## WHAT YOU ARE ASKED TO DO:
A line below contains "ws = ws && 0x1p-40", and a later one contains "const double R = rx". Repeat both, with every line between them, exactly.

Saved data entries:
————————

__global__ __launch_bounds__(SETUP_THREADS) void k_setup(FrameParams fp, DrawDesc d, DrawDesc* __restrict__ draws_out, int draw_idx,
                                                         TriRec* __restrict__ recs, TriW* __restrict__ recs_w, uint32_t* __restrict__ cnt,
                                                         uint2* __restrict__ tilebox, DevStats* __restrict__ stats,
                                                         uint32_t* __restrict__ blk_sums, uint32_t blk_base) {
    __shared__ __attribute__((aligned(16))) double s_buf[SETUP_THREADS * 16];
    if (blockIdx.x == 0 && threadIdx.x == 0) draws_out[draw_idx] = d;
    const uint32_t b0 = blockIdx.x * SETUP_THREADS;
    const uint32_t nb = min((uint32_t)SETUP_THREADS, d.n - b0);
    const uint32_t tid = threadIdx.x;
    const uint32_t i = b0 + tid;
    const bool in_range = tid < nb;

    const double* src = d.clip + (size_t)b0 * 12;
    if ((reinterpret_cast<uintptr_t>(src) & 15) == 0) {
        const double2* s2 = reinterpret_cast<const double2*>(src);
        double2* l2 = reinterpret_cast<double2*>(s_buf);
        typedef double f64x2 __attribute__((ext_vector_type(2)));
        for (uint32_t k = tid; k < nb * 6; k += SETUP_THREADS)
            *reinterpret_cast<f64x2*>(&l2[k]) = __builtin_nontemporal_load(reinterpret_cast<const f64x2*>(&s2[k]));
    } else {
        for (uint32_t k = tid; k < nb * 12; k += SETUP_THREADS) s_buf[k] = src[k];
    }
    __syncthreads();
    double v[12];
#pragma unroll
    for (int k = 0; k < 12; ++k) v[k] = in_range ? s_buf[tid * 12 + k] : 0.0;
    __syncthreads();

    int bx0 = INT_MAX, by0 = INT_MAX, bx1 = INT_MIN, by1 = INT_MIN;
    uint32_t ntiles = 0;
    bool large = false;
    uint2 tb = make_uint2(0, 0);
    TriRec r;
    {
        uint4* z4 = reinterpret_cast<uint4*>(&r);
#pragma unroll
        for (int k = 0; k < 8; ++k) z4[k] = make_uint4(0, 0, 0, 0);
    }
    if (in_range) {
        bool ok = !(v[3] <= 1e-12 || v[7] <= 1e-12 || v[11] <= 1e-12);
        double ndc[12];
#pragma unroll
        for (int q = 0; q < 3; ++q) {
#pragma unroll
            for (int k = 0; k < 3; ++k) ndc[4 * q + k] = v[4 * q + k] / v[4 * q + 3];
            ndc[4 * q + 3] = __builtin_isfinite(v[4 * q + 3]) ? 1.0 : __builtin_nan("");
        }
        bool zo0 = (ndc[2] < -1.0 || ndc[2] > 1.0), zo1 = (ndc[6] < -1.0 || ndc[6] > 1.0),
             zo2 = (ndc[10] < -1.0 || ndc[10] > 1.0);
        ok = ok && !(zo0 && zo1 && zo2);
#pragma unroll
        for (int k = 0; k < 12; ++k) ok = ok && __builtin_isfinite(ndc[k]);
        double sx[3], sy[3];
#pragma unroll
        for (int q = 0; q < 3; ++q) { sx[q] = dot4(fp.vp, ndc + 4 * q); sy[q] = dot4(fp.vp + 4, ndc + 4 * q); }
        double e1x = sx[1] - sx[0], e1y = sy[1] - sy[0], e2x = sx[2] - sx[0], e2y = sy[2] - sy[0];
        double cross_product = e1x * e2y - e1y * e2x;
        ok = ok && !(cross_product <= 0);
        int min_x_px = max(0, x86_cvttsd2si(floor(dmin3(sx[0], sx[1], sx[2]))));
        int max_x_px = min(fp.W - 1, x86_cvttsd2si(ceil(dmax3(sx[0], sx[1], sx[2]))));
        int min_y_px = max(0, x86_cvttsd2si(floor(dmin3(sy[0], sy[1], sy[2]))));
        int max_y_px = min(fp.H - 1, x86_cvttsd2si(ceil(dmax3(sy[0], sy[1], sy[2]))));
        ok = ok && !(min_x_px > max_x_px || min_y_px > max_y_px);
        if (ok) {
            bx0 = min_x_px; by0 = min_y_px; bx1 = max_x_px; by1 = max_y_px;
            r.ax = sx[0]; r.ay = sy[0];
            r.s0x = sx[2] - sx[0]; r.s0y = sx[1] - sx[0];
            r.s1x = sy[2] - sy[0]; r.s1y = sy[1] - sy[0];
            r.uz = r.s0x * r.s1y - r.s0y * r.s1x;
            {
                const double BIG = 0x1p200, SMALL = 0x1p-250;
                bool ws = r.uz < 0.0 && !(fabs(r.uz) < 1e-12);
#pragma unroll
                for (int q = 0; q < 3; ++q) ws = ws && fabs(sx[q]) < BIG && fabs(sy[q]) < BIG;
                const double dl[4] = { r.s0x, r.s0y, r.s1x, r.s1y };
#pragma unroll
                for (int q = 0; q < 4; ++q) ws = ws && (dl[q] == 0.0 || fabs(dl[q]) >= SMALL);
                {
                    const double S = (fabs(r.s0x) + fabs(r.s0y)) + (fabs(r.s1x) + fabs(r.s1y));
                    const double rx = fmax(fabs(r.ax - ((double)bx0 + 0.5)), fabs(r.ax - ((double)bx1 + 0.5)));
                    const double ry = fmax(fabs(r.ay - ((double)by0 + 0.5)), fabs(r.ay - ((double)by1 + 0.5)));
                    ws = ws && 0x1p-40 * (S * S) * (rx + ry + 17.0 + S) < fabs(r.uz);
                }
                r.ruz = ws ? 1.0 / r.uz : 0.0;
            }
            r.z0 = ndc[2]; r.z1 = ndc[6]; r.z2 = ndc[10];
            r.bx0 = (uint16_t)bx0; r.by0 = (uint16_t)by0; r.bx1 = (uint16_t)bx1; r.by1 = (uint16_t)by1;
            r.color = d.colors ? d.colors[i] : 0xffffffffu;
            r.dl = ((uint32_t)draw_idx << 24) | i | (r.ruz == 0.0 ? TRGL_DL_LITERAL : 0u);
            r.c0 = -__builtin_inf(); r.g1 = 0.0; r.g2 = 0.0;
            if (r.ruz != 0.0) {
                const double zabs = dmax3(fabs(r.z0), fabs(r.z1), fabs(r.z2));
                const double dz1 = r.z1 - r.z0, dz2 = r.z2 - r.z0;
                const double h1 = (r.s1x * dz1 - r.s1y * dz2) * r.ruz, h2 = (r.s0y * dz2 - r.s0x * dz1) * r.ruz;
                const double rx = fmax(fabs(r.ax - ((double)bx0 + 0.5)), fabs(r.ax - ((double)bx1 + 0.5)));
                const double ry = fmax(fabs(r.ay - ((double)by0 + 0.5)), fabs(r.ay - ((double)by1 + 0.5)));
                const double Ssum = (fabs(r.s0x) + fabs(r.s0y)) + (fabs(r.s1x) + fabs(r.s1y));
                const double R = rx + ry + 1.0 + Ssum;
                const double mz = zabs * 0x1p-39 * (R * Ssum * fabs(r.ruz) + 1.0) + 0x1p-600;
                const bool okp = zabs < 0x1p1000 && R * fabs(h1) < 0x1p900 && R * fabs(h2) < 0x1p900 && mz < 0x1p1000;
                if (okp) { r.c0 = r.z0 - mz; r.g1 = h1; r.g2 = h2; }
            }
            if (d.kind != TRGL_SHADER_FLAT) {
                TriW w;
                w.iw0 = (fabs(v[3]) > 1e-12) ? (1.0 / v[3]) : 0.0;
                w.iw1 = (fabs(v[7]) > 1e-12) ? (1.0 / v[7]) : 0.0;
                w.iw2 = (fabs(v[11]) > 1e-12) ? (1.0 / v[11]) : 0.0;
                w.pad = 0.0;
                recs_w[d.first + i] = w;
            }
            int y_lo = max(by0, fp.strip_y0), y_hi = min(by1, fp.strip_y1 - 1);
            if (!(fabs(r.uz) < 1e-12) && y_lo <= y_hi) {
                uint32_t tx0 = bx0 >> TRGL_TILE_LOG2, tx1 = bx1 >> TRGL_TILE_LOG2;
                uint32_t ty0 = y_lo >> TRGL_TILE_LOG2, ty1 = y_hi >> TRGL_TILE_LOG2;
                const uint32_t rows = fp.il_tiles ? (uint32_t)(il_owned_below(fp, (int)ty1 + 1) - il_owned_below(fp, (int)ty0)) : ty1 - ty0 + 1;
                ntiles = (tx1 - tx0 + 1) * rows;
                tb = make_uint2(((uint32_t)bx0 >> TRGL_BLOCK_LOG2) | (((uint32_t)y_lo >> TRGL_BLOCK_LOG2) << 16),
                                ((uint32_t)bx1 >> TRGL_BLOCK_LOG2) | (((uint32_t)y_hi >> TRGL_BLOCK_LOG2) << 16));
                uint32_t zq = 0;
                if (r.c0 > -__builtin_inf()) {
                    const double zv = dmin3(r.c0, __builtin_fma(-r.s0y, r.g1, __builtin_fma(-r.s1y, r.g2, r.c0)),
                                            __builtin_fma(-r.s0x, r.g1, __builtin_fma(-r.s1x, r.g2, r.c0)));
                    const double t = (zv + 1.0) * 64.0 - 0x1p-20;
                    if (t >= 1.0) zq = t >= 127.0 ? 127u : (uint32_t)x86_cvttsd2si(floor(t));
                }
                tb.x |= (zq & 7u) << 13; tb.y |= ((zq >> 3) & 7u) << 13; tb.y |= (zq >> 6) << 29;
                large = bx1 - bx0 >= 64 || y_hi - y_lo >= 64;
            }
        }
        cnt[d.first + i] = ntiles;
        tilebox[d.first + i] = tb;
    }
    const uint32_t lane = tid & 63, wbase = tid & ~63u;
    {
        uint4* l4 = reinterpret_cast<uint4*>(s_buf);
        const uint4* r4 = reinterpret_cast<const uint4*>(&r);
#pragma unroll
        for (int c = 0; c < 8; ++c) l4[tid * 8 + (c ^ (tid & 7))] = r4[c];
        const unsigned long long keep = __ballot(ntiles != 0);
        __builtin_amdgcn_wave_barrier();
        uint4* dst = reinterpret_cast<uint4*>(recs + d.first + b0 + wbase);
#pragma unroll
        for (int it = 0; it < 8; ++it) {
            const uint32_t k = lane + 64u * it, t = k >> 3, c = k & 7;
            if ((keep >> t) & 1ull) {
                typedef uint32_t u32x4 __attribute__((ext_vector_type(4)));
                __builtin_nontemporal_store(*reinterpret_cast<const u32x4*>(&l4[(wbase + t) * 8 + (c ^ (t & 7))]), reinterpret_cast<u32x4*>(&dst[k]));
            }
        }
    }
    {
        uint32_t ws = ntiles;
        for (int o = 32; o; o >>= 1) ws += __shfl_xor(ws, o);
        __syncthreads();
        uint32_t* s_ws = reinterpret_cast<uint32_t*>(s_buf);
        if (lane == 0) s_ws[tid >> 6] = ws;
        __syncthreads();
        if (tid == 0) blk_sums[blk_base + blockIdx.x] = s_ws[0] + s_ws[1] + s_ws[2] + s_ws[3];
    }
    {
        const unsigned long long lit = __ballot(ntiles != 0 && r.ruz == 0.0);
        if (lit && lane == 0) atomicAdd(&stats->literal_tris, (unsigned long long)__popcll(lit));
        const unsigned long long lrg = __ballot(large);
        if (lrg && lane == 0) atomicAdd(&stats->large_tris, (unsigned long long)__popcll(lrg));
    }
    int wx0 = wave_min_i(bx0), wy0 = wave_min_i(by0), wx1 = wave_max_i(bx1), wy1 = wave_max_i(by1);
    if ((threadIdx.x & 63) == 0 && wx0 != INT_MAX) {
        if (wx0 < __builtin_nontemporal_load(&stats->min_x)) atomicMin(&stats->min_x, wx0);
        if (wy0 < __builtin_nontemporal_load(&stats->min_y)) atomicMin(&stats->min_y, wy0);
        if (wx1 > __builtin_nontemporal_load(&stats->max_x)) atomicMax(&stats->max_x, wx1);
        if (wy1 > __builtin_nontemporal_load(&stats->max_y)) atomicMax(&stats->max_y, wy1);
    }
}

————————

## ANSWER SECTION:
                    ws = ws && 0x1p-40 * (S * S) * (rx + ry + 17.0 + S) < fabs(r.uz);
                }
                r.ruz = ws ? 1.0 / r.uz : 0.0;
            }
            r.z0 = ndc[2]; r.z1 = ndc[6]; r.z2 = ndc[10];
            r.bx0 = (uint16_t)bx0; r.by0 = (uint16_t)by0; r.bx1 = (uint16_t)bx1; r.by1 = (uint16_t)by1;
            r.color = d.colors ? d.colors[i] : 0xffffffffu;
            r.dl = ((uint32_t)draw_idx << 24) | i | (r.ruz == 0.0 ? TRGL_DL_LITERAL : 0u);
            r.c0 = -__builtin_inf(); r.g1 = 0.0; r.g2 = 0.0;
            if (r.ruz != 0.0) {
                const double zabs = dmax3(fabs(r.z0), fabs(r.z1), fabs(r.z2));
                const double dz1 = r.z1 - r.z0, dz2 = r.z2 - r.z0;
                const double h1 = (r.s1x * dz1 - r.s1y * dz2) * r.ruz, h2 = (r.s0y * dz2 - r.s0x * dz1) * r.ruz;
                const double rx = fmax(fabs(r.ax - ((double)bx0 + 0.5)), fabs(r.ax - ((double)bx1 + 0.5)));
                const double ry = fmax(fabs(r.ay - ((double)by0 + 0.5)), fabs(r.ay - ((double)by1 + 0.5)));
                const double Ssum = (fabs(r.s0x) + fabs(r.s0y)) + (fabs(r.s1x) + fabs(r.s1y));
                const double R = rx + ry + 1.0 + Ssum;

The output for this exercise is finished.